Find every line containing "typedef" in the records below and report the tally as a bare number.

--- Data supplied Enclosed Below ---

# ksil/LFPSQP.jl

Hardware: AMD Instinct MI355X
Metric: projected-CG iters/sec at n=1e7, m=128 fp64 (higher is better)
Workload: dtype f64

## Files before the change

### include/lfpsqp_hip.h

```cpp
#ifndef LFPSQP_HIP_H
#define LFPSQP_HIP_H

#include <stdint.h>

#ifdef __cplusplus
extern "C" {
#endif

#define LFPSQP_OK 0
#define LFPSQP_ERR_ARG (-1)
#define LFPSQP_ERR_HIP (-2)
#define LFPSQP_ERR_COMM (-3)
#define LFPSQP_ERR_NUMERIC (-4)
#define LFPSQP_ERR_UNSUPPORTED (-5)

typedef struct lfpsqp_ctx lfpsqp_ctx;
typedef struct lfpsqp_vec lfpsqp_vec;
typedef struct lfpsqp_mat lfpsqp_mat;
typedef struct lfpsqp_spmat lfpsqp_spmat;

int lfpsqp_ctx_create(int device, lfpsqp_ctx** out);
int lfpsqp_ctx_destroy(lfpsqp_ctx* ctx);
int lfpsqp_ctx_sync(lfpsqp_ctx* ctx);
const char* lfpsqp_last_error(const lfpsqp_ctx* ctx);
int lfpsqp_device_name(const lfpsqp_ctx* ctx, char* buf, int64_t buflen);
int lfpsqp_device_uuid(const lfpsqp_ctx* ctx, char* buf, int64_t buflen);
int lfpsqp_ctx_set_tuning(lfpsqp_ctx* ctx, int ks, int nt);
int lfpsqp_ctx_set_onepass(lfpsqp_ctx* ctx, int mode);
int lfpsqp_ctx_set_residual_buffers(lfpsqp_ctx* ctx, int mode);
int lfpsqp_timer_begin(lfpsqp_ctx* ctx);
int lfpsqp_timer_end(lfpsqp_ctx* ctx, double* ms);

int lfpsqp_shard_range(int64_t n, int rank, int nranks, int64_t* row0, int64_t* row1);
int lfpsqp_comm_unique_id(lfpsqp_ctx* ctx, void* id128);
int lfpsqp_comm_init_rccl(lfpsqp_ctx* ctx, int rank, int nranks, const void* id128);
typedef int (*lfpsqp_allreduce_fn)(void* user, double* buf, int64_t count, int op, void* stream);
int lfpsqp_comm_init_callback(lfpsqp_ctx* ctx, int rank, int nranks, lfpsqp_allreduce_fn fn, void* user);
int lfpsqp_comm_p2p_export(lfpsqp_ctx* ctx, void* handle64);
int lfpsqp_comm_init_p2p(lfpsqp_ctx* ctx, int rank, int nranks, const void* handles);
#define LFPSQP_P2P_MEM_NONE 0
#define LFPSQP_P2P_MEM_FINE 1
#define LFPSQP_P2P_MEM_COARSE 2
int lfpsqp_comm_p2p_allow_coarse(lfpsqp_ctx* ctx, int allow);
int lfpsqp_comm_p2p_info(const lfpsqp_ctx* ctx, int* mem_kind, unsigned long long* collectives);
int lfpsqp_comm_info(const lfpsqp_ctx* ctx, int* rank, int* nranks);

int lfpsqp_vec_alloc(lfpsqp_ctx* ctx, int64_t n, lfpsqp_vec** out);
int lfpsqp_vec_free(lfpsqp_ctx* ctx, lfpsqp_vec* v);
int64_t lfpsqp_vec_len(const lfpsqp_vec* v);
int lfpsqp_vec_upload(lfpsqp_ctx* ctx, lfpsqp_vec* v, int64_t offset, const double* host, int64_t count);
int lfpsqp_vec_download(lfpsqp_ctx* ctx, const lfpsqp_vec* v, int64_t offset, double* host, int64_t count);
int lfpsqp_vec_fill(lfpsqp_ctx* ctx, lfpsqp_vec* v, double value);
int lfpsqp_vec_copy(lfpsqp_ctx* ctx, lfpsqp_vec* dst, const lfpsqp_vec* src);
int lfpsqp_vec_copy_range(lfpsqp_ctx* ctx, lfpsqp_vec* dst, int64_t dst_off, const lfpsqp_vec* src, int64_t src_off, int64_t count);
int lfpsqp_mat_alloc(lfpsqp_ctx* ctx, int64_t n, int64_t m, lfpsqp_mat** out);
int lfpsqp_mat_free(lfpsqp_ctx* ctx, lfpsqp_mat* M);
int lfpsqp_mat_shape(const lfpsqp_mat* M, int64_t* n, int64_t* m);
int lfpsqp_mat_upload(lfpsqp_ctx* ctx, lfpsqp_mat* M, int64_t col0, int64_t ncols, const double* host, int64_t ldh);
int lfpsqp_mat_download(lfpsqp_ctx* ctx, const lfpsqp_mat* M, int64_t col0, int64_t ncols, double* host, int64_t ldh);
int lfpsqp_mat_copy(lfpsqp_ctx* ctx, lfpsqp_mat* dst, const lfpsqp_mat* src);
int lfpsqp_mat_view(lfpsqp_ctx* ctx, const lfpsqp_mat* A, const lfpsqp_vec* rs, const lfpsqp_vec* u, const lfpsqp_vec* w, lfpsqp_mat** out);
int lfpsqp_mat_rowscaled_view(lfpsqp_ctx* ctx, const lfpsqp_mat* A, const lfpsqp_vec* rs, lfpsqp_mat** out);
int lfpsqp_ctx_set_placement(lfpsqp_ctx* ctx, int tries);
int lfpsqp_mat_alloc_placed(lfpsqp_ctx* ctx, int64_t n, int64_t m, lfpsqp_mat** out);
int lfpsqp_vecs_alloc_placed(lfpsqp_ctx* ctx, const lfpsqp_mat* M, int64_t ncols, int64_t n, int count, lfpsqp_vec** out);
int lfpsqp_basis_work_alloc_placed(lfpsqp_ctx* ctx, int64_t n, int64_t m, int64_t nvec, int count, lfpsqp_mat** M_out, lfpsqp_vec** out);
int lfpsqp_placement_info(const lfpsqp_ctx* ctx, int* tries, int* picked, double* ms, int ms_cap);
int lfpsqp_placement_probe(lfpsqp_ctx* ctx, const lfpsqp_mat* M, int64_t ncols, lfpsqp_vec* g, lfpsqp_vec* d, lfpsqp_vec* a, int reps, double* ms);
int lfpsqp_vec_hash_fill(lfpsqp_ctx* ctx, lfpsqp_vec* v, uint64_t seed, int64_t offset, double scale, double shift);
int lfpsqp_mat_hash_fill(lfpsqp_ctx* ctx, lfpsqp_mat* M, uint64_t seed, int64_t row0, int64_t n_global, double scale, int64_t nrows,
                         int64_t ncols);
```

--- End of Enclosed Data supplied ---
--- Data supplied Enclosed Below ---

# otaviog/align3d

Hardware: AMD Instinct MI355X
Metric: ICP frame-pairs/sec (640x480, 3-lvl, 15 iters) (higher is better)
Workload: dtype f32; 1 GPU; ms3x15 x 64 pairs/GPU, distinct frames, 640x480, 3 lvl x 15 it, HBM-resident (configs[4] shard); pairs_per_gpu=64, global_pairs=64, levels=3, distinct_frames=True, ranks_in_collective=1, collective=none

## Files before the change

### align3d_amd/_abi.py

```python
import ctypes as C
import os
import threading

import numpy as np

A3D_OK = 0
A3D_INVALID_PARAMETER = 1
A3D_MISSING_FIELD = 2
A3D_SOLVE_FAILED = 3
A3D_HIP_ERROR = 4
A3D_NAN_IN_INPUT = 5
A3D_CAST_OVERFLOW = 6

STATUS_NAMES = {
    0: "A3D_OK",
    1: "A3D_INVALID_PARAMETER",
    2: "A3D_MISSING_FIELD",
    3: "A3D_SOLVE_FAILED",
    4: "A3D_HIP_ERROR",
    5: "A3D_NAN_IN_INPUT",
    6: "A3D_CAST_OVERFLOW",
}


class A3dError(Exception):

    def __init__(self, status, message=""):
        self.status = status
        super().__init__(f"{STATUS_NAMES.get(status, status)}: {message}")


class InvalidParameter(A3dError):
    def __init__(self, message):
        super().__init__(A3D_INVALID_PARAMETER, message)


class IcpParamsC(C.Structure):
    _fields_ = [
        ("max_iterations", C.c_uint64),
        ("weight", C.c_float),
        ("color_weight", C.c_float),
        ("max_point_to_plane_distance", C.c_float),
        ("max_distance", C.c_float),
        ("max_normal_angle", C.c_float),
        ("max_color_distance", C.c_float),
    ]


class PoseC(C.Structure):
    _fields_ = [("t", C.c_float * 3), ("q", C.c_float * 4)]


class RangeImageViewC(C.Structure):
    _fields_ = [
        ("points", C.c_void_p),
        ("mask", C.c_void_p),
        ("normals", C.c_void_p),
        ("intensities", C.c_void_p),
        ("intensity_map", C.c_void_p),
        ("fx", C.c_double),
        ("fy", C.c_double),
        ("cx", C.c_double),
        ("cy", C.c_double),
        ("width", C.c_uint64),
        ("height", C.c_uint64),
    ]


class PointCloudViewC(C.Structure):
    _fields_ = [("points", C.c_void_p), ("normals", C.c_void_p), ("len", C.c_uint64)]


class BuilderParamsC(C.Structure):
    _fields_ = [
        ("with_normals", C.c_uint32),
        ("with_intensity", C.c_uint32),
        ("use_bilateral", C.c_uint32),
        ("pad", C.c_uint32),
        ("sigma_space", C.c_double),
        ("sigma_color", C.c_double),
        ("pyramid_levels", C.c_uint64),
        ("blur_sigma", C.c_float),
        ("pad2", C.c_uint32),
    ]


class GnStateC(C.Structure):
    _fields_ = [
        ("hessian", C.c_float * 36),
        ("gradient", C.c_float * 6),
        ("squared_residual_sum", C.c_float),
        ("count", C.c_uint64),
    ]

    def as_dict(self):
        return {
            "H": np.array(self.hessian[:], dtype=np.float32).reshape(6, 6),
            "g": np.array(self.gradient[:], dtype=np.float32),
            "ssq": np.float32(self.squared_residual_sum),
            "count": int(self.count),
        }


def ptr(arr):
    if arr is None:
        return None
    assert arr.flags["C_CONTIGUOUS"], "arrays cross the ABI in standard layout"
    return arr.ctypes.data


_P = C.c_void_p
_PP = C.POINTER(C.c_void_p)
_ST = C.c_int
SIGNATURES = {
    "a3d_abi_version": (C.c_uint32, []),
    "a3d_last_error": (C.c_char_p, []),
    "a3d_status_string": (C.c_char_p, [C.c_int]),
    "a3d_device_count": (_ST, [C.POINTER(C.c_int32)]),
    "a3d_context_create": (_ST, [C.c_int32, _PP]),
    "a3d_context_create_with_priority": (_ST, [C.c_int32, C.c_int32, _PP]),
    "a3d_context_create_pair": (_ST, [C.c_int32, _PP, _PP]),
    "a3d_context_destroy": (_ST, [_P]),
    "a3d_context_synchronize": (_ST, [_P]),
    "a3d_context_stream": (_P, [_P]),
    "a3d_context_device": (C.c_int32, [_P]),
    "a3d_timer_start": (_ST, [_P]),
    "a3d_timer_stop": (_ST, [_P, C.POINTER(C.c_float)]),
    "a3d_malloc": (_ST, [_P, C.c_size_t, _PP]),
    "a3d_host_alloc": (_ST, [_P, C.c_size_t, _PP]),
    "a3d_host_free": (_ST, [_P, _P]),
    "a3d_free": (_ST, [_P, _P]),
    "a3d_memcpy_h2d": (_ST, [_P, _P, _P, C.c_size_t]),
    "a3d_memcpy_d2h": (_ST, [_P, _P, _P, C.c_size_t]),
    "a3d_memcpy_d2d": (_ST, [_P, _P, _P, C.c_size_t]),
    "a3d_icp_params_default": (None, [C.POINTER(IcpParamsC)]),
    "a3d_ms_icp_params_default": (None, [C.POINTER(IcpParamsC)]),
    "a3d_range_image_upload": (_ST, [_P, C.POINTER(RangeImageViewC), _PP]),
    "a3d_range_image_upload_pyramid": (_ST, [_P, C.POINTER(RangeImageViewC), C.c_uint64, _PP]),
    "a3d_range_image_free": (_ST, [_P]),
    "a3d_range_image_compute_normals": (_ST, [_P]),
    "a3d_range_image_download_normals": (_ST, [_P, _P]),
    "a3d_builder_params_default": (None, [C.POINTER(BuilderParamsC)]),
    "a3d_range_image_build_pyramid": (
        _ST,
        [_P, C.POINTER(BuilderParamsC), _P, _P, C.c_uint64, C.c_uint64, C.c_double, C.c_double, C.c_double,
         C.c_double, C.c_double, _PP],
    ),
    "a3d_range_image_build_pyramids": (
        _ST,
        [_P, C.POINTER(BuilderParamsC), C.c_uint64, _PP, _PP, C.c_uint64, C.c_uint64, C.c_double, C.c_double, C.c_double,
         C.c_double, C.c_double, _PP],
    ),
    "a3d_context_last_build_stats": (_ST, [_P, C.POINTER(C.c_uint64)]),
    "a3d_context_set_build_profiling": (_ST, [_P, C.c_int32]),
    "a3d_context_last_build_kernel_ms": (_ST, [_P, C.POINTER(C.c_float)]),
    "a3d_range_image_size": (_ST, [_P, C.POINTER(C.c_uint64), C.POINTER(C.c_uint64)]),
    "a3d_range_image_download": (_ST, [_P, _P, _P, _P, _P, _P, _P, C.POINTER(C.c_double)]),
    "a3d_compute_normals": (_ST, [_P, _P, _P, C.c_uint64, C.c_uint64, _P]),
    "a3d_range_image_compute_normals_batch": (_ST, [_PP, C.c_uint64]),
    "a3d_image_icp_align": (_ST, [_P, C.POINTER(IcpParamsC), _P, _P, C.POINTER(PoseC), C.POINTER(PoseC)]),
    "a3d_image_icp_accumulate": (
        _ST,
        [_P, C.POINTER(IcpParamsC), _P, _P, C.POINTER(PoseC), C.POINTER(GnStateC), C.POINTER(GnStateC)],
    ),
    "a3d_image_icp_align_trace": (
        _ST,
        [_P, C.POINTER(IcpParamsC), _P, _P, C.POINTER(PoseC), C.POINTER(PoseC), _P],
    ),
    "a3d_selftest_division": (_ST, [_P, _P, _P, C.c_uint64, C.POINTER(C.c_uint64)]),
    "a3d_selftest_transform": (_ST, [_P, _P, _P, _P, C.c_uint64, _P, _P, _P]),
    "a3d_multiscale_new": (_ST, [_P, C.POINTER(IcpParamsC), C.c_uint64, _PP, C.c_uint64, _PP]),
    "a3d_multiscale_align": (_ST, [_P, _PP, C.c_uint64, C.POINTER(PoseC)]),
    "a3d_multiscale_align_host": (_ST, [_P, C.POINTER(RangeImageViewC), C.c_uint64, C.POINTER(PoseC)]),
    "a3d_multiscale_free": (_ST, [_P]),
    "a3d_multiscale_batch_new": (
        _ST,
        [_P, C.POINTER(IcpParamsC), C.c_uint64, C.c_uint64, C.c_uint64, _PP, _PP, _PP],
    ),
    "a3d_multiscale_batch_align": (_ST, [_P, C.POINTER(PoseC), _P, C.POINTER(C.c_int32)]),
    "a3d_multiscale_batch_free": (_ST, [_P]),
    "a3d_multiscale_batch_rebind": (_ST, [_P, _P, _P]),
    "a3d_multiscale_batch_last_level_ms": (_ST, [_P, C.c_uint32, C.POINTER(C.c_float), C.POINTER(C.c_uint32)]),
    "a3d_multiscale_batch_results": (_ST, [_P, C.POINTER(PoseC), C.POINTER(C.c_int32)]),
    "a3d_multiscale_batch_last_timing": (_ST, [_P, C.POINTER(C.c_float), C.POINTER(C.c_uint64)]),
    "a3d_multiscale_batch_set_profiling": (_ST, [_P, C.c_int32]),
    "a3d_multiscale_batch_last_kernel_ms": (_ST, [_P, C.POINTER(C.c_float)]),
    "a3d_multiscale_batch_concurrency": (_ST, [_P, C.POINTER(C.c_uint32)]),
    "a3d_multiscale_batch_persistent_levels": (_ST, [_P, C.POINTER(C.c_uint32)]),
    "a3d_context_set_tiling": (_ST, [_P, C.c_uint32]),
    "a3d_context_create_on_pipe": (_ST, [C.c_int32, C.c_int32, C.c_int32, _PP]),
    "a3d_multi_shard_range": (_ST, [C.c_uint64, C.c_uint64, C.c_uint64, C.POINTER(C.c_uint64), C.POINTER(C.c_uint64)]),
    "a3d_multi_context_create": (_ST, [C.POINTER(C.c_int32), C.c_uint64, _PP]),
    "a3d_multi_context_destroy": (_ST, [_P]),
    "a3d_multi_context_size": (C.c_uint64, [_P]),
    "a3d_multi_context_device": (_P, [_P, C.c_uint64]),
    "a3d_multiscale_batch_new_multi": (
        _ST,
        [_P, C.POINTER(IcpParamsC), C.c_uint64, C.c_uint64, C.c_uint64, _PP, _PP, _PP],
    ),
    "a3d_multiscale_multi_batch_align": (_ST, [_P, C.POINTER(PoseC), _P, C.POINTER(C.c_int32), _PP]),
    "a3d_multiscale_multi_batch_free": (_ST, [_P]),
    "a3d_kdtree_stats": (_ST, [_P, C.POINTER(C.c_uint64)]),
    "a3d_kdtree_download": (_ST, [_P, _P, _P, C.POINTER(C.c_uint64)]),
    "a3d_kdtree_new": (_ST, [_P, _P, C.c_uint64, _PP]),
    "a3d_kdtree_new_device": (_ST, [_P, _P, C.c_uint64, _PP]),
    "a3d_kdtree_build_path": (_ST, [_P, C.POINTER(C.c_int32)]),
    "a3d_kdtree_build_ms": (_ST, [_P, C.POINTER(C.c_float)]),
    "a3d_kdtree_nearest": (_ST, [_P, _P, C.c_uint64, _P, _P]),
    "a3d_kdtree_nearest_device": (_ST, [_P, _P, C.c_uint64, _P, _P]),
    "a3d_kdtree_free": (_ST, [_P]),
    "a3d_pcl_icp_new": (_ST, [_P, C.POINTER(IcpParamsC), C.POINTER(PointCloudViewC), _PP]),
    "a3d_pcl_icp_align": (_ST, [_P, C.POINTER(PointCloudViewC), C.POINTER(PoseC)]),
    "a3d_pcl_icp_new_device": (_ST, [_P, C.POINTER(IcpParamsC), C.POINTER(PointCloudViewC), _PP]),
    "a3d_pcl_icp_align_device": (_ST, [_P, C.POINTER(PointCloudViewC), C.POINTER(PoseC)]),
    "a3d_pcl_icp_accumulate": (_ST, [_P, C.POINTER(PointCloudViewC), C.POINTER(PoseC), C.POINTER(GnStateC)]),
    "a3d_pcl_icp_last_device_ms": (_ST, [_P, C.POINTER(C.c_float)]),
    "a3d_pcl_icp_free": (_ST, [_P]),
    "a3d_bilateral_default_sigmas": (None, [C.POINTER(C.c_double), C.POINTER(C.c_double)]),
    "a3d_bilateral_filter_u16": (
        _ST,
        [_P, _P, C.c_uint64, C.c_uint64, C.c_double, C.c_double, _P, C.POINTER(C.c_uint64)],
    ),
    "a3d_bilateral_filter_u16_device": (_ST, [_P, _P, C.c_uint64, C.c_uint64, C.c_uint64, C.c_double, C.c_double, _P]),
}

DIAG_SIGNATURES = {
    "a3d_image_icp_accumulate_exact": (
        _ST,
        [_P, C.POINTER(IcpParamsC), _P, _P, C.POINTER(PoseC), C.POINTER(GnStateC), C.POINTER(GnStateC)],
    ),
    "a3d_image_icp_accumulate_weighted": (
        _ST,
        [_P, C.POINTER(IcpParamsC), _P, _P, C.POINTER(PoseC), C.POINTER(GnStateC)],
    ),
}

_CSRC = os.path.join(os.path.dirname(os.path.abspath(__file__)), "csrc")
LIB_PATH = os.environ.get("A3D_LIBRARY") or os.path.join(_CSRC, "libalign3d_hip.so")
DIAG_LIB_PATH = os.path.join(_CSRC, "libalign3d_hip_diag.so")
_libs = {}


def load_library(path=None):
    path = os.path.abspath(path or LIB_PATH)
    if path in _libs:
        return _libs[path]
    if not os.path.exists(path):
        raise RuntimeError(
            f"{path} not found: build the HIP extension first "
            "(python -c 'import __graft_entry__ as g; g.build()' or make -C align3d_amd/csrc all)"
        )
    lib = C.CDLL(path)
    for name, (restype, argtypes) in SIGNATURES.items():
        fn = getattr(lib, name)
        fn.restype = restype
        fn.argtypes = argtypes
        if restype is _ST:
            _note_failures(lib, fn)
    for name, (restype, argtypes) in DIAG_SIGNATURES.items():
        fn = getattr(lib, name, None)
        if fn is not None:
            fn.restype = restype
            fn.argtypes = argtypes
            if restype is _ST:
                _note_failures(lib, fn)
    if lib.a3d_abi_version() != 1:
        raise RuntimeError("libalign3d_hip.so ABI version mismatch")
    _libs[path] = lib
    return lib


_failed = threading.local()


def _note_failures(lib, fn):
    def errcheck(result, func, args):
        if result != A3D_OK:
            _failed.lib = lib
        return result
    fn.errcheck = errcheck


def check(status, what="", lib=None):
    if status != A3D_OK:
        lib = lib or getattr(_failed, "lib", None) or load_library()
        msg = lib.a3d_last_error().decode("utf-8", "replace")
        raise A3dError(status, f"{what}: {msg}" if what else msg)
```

--- End of Enclosed Data supplied ---

Answer box. 5